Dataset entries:
★ ★ ★ ★
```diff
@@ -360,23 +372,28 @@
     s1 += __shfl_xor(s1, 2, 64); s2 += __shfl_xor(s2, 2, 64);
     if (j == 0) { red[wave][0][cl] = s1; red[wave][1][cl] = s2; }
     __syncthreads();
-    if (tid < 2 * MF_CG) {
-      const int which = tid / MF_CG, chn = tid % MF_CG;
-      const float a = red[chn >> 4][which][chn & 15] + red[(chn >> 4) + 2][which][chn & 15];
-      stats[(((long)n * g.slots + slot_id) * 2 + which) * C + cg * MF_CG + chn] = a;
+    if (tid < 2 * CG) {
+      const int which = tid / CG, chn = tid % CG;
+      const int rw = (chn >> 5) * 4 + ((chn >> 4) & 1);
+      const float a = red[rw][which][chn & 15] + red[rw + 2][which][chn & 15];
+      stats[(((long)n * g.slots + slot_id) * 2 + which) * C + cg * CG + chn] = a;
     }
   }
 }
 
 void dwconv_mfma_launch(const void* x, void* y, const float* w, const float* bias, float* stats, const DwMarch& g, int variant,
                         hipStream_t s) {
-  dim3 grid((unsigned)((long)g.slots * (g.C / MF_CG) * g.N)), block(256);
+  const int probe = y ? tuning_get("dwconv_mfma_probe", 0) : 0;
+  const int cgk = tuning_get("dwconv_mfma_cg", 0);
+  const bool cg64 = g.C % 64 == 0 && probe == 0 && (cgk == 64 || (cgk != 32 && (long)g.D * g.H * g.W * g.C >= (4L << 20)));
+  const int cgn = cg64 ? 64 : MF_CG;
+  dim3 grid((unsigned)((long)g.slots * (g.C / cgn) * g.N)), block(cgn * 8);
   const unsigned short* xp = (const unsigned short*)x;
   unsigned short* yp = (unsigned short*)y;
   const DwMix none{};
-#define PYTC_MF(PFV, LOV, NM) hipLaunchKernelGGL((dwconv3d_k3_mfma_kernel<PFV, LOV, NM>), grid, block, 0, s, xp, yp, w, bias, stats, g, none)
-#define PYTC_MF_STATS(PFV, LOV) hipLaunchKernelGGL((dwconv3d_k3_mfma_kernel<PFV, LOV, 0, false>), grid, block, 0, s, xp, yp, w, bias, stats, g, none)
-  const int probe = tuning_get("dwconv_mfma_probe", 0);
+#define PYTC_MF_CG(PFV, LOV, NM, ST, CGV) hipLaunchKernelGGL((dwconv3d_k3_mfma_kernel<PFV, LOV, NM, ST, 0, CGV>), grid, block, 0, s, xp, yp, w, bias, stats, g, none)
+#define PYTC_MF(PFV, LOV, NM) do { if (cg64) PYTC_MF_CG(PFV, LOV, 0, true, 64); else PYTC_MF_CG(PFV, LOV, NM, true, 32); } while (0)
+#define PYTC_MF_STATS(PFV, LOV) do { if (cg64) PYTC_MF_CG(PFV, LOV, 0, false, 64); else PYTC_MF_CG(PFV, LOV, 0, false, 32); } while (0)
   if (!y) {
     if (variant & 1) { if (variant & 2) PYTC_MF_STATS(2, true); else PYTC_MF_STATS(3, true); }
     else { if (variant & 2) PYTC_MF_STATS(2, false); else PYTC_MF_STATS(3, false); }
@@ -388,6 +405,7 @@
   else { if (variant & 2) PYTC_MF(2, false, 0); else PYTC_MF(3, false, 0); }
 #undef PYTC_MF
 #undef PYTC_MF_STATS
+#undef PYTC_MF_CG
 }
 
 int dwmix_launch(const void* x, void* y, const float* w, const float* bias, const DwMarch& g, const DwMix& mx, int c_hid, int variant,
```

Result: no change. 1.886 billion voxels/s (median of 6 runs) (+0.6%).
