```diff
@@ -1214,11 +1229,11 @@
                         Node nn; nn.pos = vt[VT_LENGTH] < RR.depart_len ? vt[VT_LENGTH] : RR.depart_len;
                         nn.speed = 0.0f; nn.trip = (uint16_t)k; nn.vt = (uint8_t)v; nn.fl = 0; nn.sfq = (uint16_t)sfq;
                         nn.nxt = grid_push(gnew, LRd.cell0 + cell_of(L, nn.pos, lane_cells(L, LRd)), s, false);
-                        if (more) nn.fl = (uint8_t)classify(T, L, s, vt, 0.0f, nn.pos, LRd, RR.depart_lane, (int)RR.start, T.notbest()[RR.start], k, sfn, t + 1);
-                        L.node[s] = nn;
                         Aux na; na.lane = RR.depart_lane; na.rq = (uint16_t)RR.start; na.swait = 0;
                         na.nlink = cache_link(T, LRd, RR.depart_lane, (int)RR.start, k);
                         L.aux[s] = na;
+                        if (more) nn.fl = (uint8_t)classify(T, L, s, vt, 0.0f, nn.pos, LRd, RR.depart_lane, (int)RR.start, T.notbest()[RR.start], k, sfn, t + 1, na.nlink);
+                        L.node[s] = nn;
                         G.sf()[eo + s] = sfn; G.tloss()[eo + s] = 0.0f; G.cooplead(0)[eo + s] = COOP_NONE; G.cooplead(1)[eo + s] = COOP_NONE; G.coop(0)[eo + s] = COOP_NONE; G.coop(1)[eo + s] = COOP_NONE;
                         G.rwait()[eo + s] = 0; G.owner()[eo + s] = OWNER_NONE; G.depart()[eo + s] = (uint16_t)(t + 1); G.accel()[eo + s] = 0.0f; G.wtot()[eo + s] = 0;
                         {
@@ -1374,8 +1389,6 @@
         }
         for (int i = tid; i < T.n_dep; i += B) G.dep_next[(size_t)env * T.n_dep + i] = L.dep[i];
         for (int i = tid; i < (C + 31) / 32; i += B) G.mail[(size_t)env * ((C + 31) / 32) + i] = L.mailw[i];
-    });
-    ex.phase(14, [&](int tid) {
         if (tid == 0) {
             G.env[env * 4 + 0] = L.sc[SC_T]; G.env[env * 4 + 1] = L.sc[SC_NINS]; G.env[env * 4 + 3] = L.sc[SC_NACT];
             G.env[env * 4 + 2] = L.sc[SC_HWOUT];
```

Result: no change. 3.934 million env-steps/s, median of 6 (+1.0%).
★ ★ ★ ★
[About this exercise]:
If a line in the data above holds the string "while", copy it.

[Exercise solution]:
+#define PYTC_MF(PFV, LOV, NM) do { if (cg64) PYTC_MF_CG(PFV, LOV, 0, true, 64); else PYTC_MF_CG(PFV, LOV, NM, true, 32); } while (0)
+#define PYTC_MF_STATS(PFV, LOV) do { if (cg64) PYTC_MF_CG(PFV, LOV, 0, false, 64); else PYTC_MF_CG(PFV, LOV, 0, false, 32); } while (0)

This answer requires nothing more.